▶ Records contained in a dataset:
◆ ◆ ◆ ◆
# nadongjun/mirbft

Hardware: AMD Instinct MI355X
Metric: SHA-256 digests/s (request + batch digests), Actions.Hash stream (higher is better)
Workload: dtype u32

## Files before the change

### mirbft_amd/csrc/mirsha_api.hip

```cpp
#include "mirsha_ctx.h"

namespace mirsha_api {

int fail(mirsha_ctx* c, int code, const char* fmt, ...) {
    char buf[512];
    va_list ap;
    va_start(ap, fmt);
    vsnprintf(buf, sizeof(buf), fmt, ap);
    va_end(ap);
    if (c) c->err = buf;
    return code;
}

hipEvent_t take_event(KernelTimer& t) {
    if (!t.pool.empty()) {
        hipEvent_t e = t.pool.back();
        t.pool.pop_back();
        return e;
    }
    hipEvent_t e = nullptr;
    if (hipEventCreate(&e) != hipSuccess) return nullptr;
    return e;
}

// ... 81 lines not shown

int queue_bucket_order(mirsha_ctx* c, const OrderShape& sh, const uint32_t* d_len, uint32_t n, uint32_t* d_order) {
    uint32_t* counts = c->d_order_counts.as<uint32_t>();
    const size_t cells = (size_t)sh.bins * sh.n_chunks;
    uint32_t* base = counts + cells;
    if (int rc = timed_launch(c, kTimerOrder, [&] {
            return mirsha::launch_order_count(d_len, n, sh.bmax, sh.bins, sh.chunk, sh.n_chunks, counts, c->stream);
        }))
        return rc;
    size_t scan_bytes = sh.scan_bytes;
    HIP_TRY(c, mirsha::launch_counts_scan(c->d_scan.p, scan_bytes, counts, base, cells, c->stream));
    return timed_launch(c, kTimerOrder, [&] {
        return mirsha::launch_order_scatter(d_len, n, sh.bmax, sh.bins, sh.chunk, sh.n_chunks, base, d_order,
                                            c->stream);
    });
}

}

extern "C" {

int mirsha_version(void) { return (0 << 16) | 2; }

int mirsha_device_count(int* count) {
    if (!count) return MIRSHA_EINVAL;
    int n = 0;
    if (hipGetDeviceCount(&n) != hipSuccess) {
        (void)hipGetLastError();
        n = 0;
    }
    *count = n;
    return MIRSHA_OK;
}

int mirsha_ctx_create(int device, mirsha_ctx** out) {
    if (!out) return MIRSHA_EINVAL;
    *out = nullptr;
    int n = 0;
    if (hipGetDeviceCount(&n) != hipSuccess || n <= 0) {
        (void)hipGetLastError();
        return MIRSHA_ENODEV;
    }
    if (device < 0 || device >= n) return MIRSHA_EINVAL;
    hipDeviceProp_t prop;
    if (hipGetDeviceProperties(&prop, device) != hipSuccess) return MIRSHA_EHIP;
    if (strncmp(prop.gcnArchName, "gfx950", 6) != 0) return MIRSHA_ENODEV;
    mirsha_ctx* c = new mirsha_ctx();
    c->device = device;
    if (hipSetDevice(device) != hipSuccess || hipStreamCreateWithFlags(&c->own, hipStreamNonBlocking) != hipSuccess) {
        delete c;
        return MIRSHA_EHIP;
    }
    c->stream = c->own;
    *out = c;
    return MIRSHA_OK;
}

void mirsha_ctx_destroy(mirsha_ctx* c) {
    if (!c) return;
    (void)hipSetDevice(c->device);
    (void)hipStreamSynchronize(c->stream);
    if (c->xin) (void)hipStreamSynchronize(c->xin);
    if (c->xout) (void)hipStreamSynchronize(c->xout);
    if (c->xcommit) (void)hipStreamSynchronize(c->xcommit);
    for (auto& t : c->timers) {
        for (auto& pr : t.pending) { (void)hipEventDestroy(pr.first); (void)hipEventDestroy(pr.second); }
        for (auto e : t.pool) (void)hipEventDestroy(e);
    }
    c->d_arena.release(); c->d_off.release(); c->d_len.release(); c->d_order.release();
    c->d_out.release(); c->d_idx.release(); c->d_first.release(); c->d_out2.release(); c->d_scratch.release();
    c->d_scan.release();
    c->d_order_counts.release();
    for (int k = 0; k < kStageSlots; k++) {
        c->h_ring[k].release();
        if (c->ring_ev[k]) (void)hipEventDestroy(c->ring_ev[k]);
    }
    c->h_meta.release();
    c->h_outs.release();
    c->d_meta.release();
    c->h_expect.release(); c->h_verdict.release(); c->d_expect.release(); c->d_verdict.release();
    for (auto e : c->xev) (void)hipEventDestroy(e);
    if (c->xin) (void)hipStreamDestroy(c->xin);
    if (c->xout) (void)hipStreamDestroy(c->xout);
    if (c->xcommit) (void)hipStreamDestroy(c->xcommit);
    for (auto& sl : c->slots) {
        sl.stage.release(); sl.dig.release(); sl.dev.release(); sl.stage2.release(); sl.dev2.release();
        sl.xp.stage.release(); sl.xp.verdict.release(); sl.xp.dev.release();
        sl.cm.stage.release(); sl.cm.dev.release(); sl.cm.snap.release(); sl.cm.rows.release();
        if (sl.done) (void)hipEventDestroy(sl.done);
        if (sl.ev_in) (void)hipEventDestroy(sl.ev_in);
        if (sl.ev_kern) (void)hipEventDestroy(sl.ev_kern);
    }
    if (c->own) (void)hipStreamDestroy(c->own);
    delete c;
}

const char* mirsha_last_error(const mirsha_ctx* c) { return c ? c->err.c_str() : "null context"; }

int mirsha_ctx_set_stream(mirsha_ctx* c, void* s) {
    if (!c) return MIRSHA_EINVAL;
    c->stream = s ? static_cast<hipStream_t>(s) : c->own;
    return MIRSHA_OK;
}

void* mirsha_ctx_stream(mirsha_ctx* c) { return c ? static_cast<void*>(c->stream) : nullptr; }

int mirsha_ctx_set_variant(mirsha_ctx* c, int v) {
    if (!c || !mirsha::variant_valid(v)) return MIRSHA_EINVAL;
    c->variant = v;
    return MIRSHA_OK;
}

int mirsha_ctx_set_timing(mirsha_ctx* c, int enable) {
    if (!c) return MIRSHA_EINVAL;
    c->timing = enable != 0;
    return MIRSHA_OK;
}

int mirsha_ctx_kernel_time(mirsha_ctx* c, int which, uint64_t* launches, double* total_ms) {
    if (!c || which < 0 || which >= kKernelTimers) return MIRSHA_EINVAL;
    if (int rc = use_device(c)) return rc;
    KernelTimer& t = c->timers[which];
    for (auto& pr : t.pending) {
        HIP_TRY(c, hipEventSynchronize(pr.second));
// ... 237 lines not shown
```

### mirbft_amd/csrc/mirsha_ctx.h

```cpp
#pragma once
#include <hip/hip_runtime.h>

#include <algorithm>
#include <atomic>
#include <chrono>
#include <condition_variable>
#include <cstdarg>
#include <cstdio>
#include <cstdlib>
#include <cstring>
#include <functional>
#include <mutex>
#include <string>
#include <thread>
#include <vector>

#include "../../include/mirsha.h"
#include "mirsha_host.h"
#include "mirsha_device.h"
#include "mirsha_order.h"
#include "mirsha_sha512.h"
#include "mirsha_sha512_pair.h"
#include "mirsha_sha512_plan.h"

// ... 107 lines not shown
    uint8_t* out = nullptr;
    uint32_t n = 0;
    uint64_t* bits = nullptr;
    uint32_t* count = nullptr;
};

struct AsyncSlot {
    PinnedBuf stage;
    Clock::time_point t_queued;
    PinnedBuf dig;
    DevBuf dev;
    PinnedBuf stage2;
    DevBuf dev2;
    hipEvent_t done = nullptr;
    hipEvent_t ev_in = nullptr, ev_kern = nullptr;
    uint64_t ticket = 0;
    bool busy = false;
    SlotRetire retire;
    std::vector<uint32_t> rank;
    double prof[MIRSHA_PROF_PHASES] = {};
    ExpectSlot xp;
    CommitSlot cm;
};
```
◆ ◆ ◆ ◆
▶ Aim of the task: Go through the records above and retype each one exactly.

▶ Completed exercise:
# nadongjun/mirbft

Hardware: AMD Instinct MI355X
Metric: SHA-256 digests/s (request + batch digests), Actions.Hash stream (higher is better)
Workload: dtype u32

## Files before the change

### mirbft_amd/csrc/mirsha_api.hip

```cpp
#include "mirsha_ctx.h"

namespace mirsha_api {

int fail(mirsha_ctx* c, int code, const char* fmt, ...) {
    char buf[512];
    va_list ap;
    va_start(ap, fmt);
    vsnprintf(buf, sizeof(buf), fmt, ap);
    va_end(ap);
    if (c) c->err = buf;
    return code;
}

hipEvent_t take_event(KernelTimer& t) {
    if (!t.pool.empty()) {
        hipEvent_t e = t.pool.back();
        t.pool.pop_back();
        return e;
    }
    hipEvent_t e = nullptr;
    if (hipEventCreate(&e) != hipSuccess) return nullptr;
    return e;
}

// ... 81 lines not shown

int queue_bucket_order(mirsha_ctx* c, const OrderShape& sh, const uint32_t* d_len, uint32_t n, uint32_t* d_order) {
    uint32_t* counts = c->d_order_counts.as<uint32_t>();
    const size_t cells = (size_t)sh.bins * sh.n_chunks;
    uint32_t* base = counts + cells;
    if (int rc = timed_launch(c, kTimerOrder, [&] {
            return mirsha::launch_order_count(d_len, n, sh.bmax, sh.bins, sh.chunk, sh.n_chunks, counts, c->stream);
        }))
        return rc;
    size_t scan_bytes = sh.scan_bytes;
    HIP_TRY(c, mirsha::launch_counts_scan(c->d_scan.p, scan_bytes, counts, base, cells, c->stream));
    return timed_launch(c, kTimerOrder, [&] {
        return mirsha::launch_order_scatter(d_len, n, sh.bmax, sh.bins, sh.chunk, sh.n_chunks, base, d_order,
                                            c->stream);
    });
}

}

extern "C" {

int mirsha_version(void) { return (0 << 16) | 2; }

int mirsha_device_count(int* count) {
    if (!count) return MIRSHA_EINVAL;
    int n = 0;
    if (hipGetDeviceCount(&n) != hipSuccess) {
        (void)hipGetLastError();
        n = 0;
    }
    *count = n;
    return MIRSHA_OK;
}

int mirsha_ctx_create(int device, mirsha_ctx** out) {
    if (!out) return MIRSHA_EINVAL;
    *out = nullptr;
    int n = 0;
    if (hipGetDeviceCount(&n) != hipSuccess || n <= 0) {
        (void)hipGetLastError();
        return MIRSHA_ENODEV;
    }
    if (device < 0 || device >= n) return MIRSHA_EINVAL;
    hipDeviceProp_t prop;
    if (hipGetDeviceProperties(&prop, device) != hipSuccess) return MIRSHA_EHIP;
    if (strncmp(prop.gcnArchName, "gfx950", 6) != 0) return MIRSHA_ENODEV;
    mirsha_ctx* c = new mirsha_ctx();
    c->device = device;
    if (hipSetDevice(device) != hipSuccess || hipStreamCreateWithFlags(&c->own, hipStreamNonBlocking) != hipSuccess) {
        delete c;
        return MIRSHA_EHIP;
    }
    c->stream = c->own;
    *out = c;
    return MIRSHA_OK;
}

void mirsha_ctx_destroy(mirsha_ctx* c) {
    if (!c) return;
    (void)hipSetDevice(c->device);
    (void)hipStreamSynchronize(c->stream);
    if (c->xin) (void)hipStreamSynchronize(c->xin);
    if (c->xout) (void)hipStreamSynchronize(c->xout);
    if (c->xcommit) (void)hipStreamSynchronize(c->xcommit);
    for (auto& t : c->timers) {
        for (auto& pr : t.pending) { (void)hipEventDestroy(pr.first); (void)hipEventDestroy(pr.second); }
        for (auto e : t.pool) (void)hipEventDestroy(e);
    }
    c->d_arena.release(); c->d_off.release(); c->d_len.release(); c->d_order.release();
    c->d_out.release(); c->d_idx.release(); c->d_first.release(); c->d_out2.release(); c->d_scratch.release();
    c->d_scan.release();
    c->d_order_counts.release();
    for (int k = 0; k < kStageSlots; k++) {
        c->h_ring[k].release();
        if (c->ring_ev[k]) (void)hipEventDestroy(c->ring_ev[k]);
    }
    c->h_meta.release();
    c->h_outs.release();
    c->d_meta.release();
    c->h_expect.release(); c->h_verdict.release(); c->d_expect.release(); c->d_verdict.release();
    for (auto e : c->xev) (void)hipEventDestroy(e);
    if (c->xin) (void)hipStreamDestroy(c->xin);
    if (c->xout) (void)hipStreamDestroy(c->xout);
    if (c->xcommit) (void)hipStreamDestroy(c->xcommit);
    for (auto& sl : c->slots) {
        sl.stage.release(); sl.dig.release(); sl.dev.release(); sl.stage2.release(); sl.dev2.release();
        sl.xp.stage.release(); sl.xp.verdict.release(); sl.xp.dev.release();
        sl.cm.stage.release(); sl.cm.dev.release(); sl.cm.snap.release(); sl.cm.rows.release();
        if (sl.done) (void)hipEventDestroy(sl.done);
        if (sl.ev_in) (void)hipEventDestroy(sl.ev_in);
        if (sl.ev_kern) (void)hipEventDestroy(sl.ev_kern);
    }
    if (c->own) (void)hipStreamDestroy(c->own);
    delete c;
}

const char* mirsha_last_error(const mirsha_ctx* c) { return c ? c->err.c_str() : "null context"; }

int mirsha_ctx_set_stream(mirsha_ctx* c, void* s) {
    if (!c) return MIRSHA_EINVAL;
    c->stream = s ? static_cast<hipStream_t>(s) : c->own;
    return MIRSHA_OK;
}

void* mirsha_ctx_stream(mirsha_ctx* c) { return c ? static_cast<void*>(c->stream) : nullptr; }

int mirsha_ctx_set_variant(mirsha_ctx* c, int v) {
    if (!c || !mirsha::variant_valid(v)) return MIRSHA_EINVAL;
    c->variant = v;
    return MIRSHA_OK;
}

int mirsha_ctx_set_timing(mirsha_ctx* c, int enable) {
    if (!c) return MIRSHA_EINVAL;
    c->timing = enable != 0;
    return MIRSHA_OK;
}

int mirsha_ctx_kernel_time(mirsha_ctx* c, int which, uint64_t* launches, double* total_ms) {
    if (!c || which < 0 || which >= kKernelTimers) return MIRSHA_EINVAL;
    if (int rc = use_device(c)) return rc;
    KernelTimer& t = c->timers[which];
    for (auto& pr : t.pending) {
        HIP_TRY(c, hipEventSynchronize(pr.second));
// ... 237 lines not shown
```

### mirbft_amd/csrc/mirsha_ctx.h

```cpp
#pragma once
#include <hip/hip_runtime.h>

#include <algorithm>
#include <atomic>
#include <chrono>
#include <condition_variable>
#include <cstdarg>
#include <cstdio>
#include <cstdlib>
#include <cstring>
#include <functional>
#include <mutex>
#include <string>
#include <thread>
#include <vector>

#include "../../include/mirsha.h"
#include "mirsha_host.h"
#include "mirsha_device.h"
#include "mirsha_order.h"
#include "mirsha_sha512.h"
#include "mirsha_sha512_pair.h"
#include "mirsha_sha512_plan.h"

// ... 107 lines not shown
    uint8_t* out = nullptr;
    uint32_t n = 0;
    uint64_t* bits = nullptr;
    uint32_t* count = nullptr;
};

struct AsyncSlot {
    PinnedBuf stage;
    Clock::time_point t_queued;
    PinnedBuf dig;
    DevBuf dev;
    PinnedBuf stage2;
    DevBuf dev2;
    hipEvent_t done = nullptr;
    hipEvent_t ev_in = nullptr, ev_kern = nullptr;
    uint64_t ticket = 0;
    bool busy = false;
    SlotRetire retire;
    std::vector<uint32_t> rank;
    double prof[MIRSHA_PROF_PHASES] = {};
    ExpectSlot xp;
    CommitSlot cm;
};
```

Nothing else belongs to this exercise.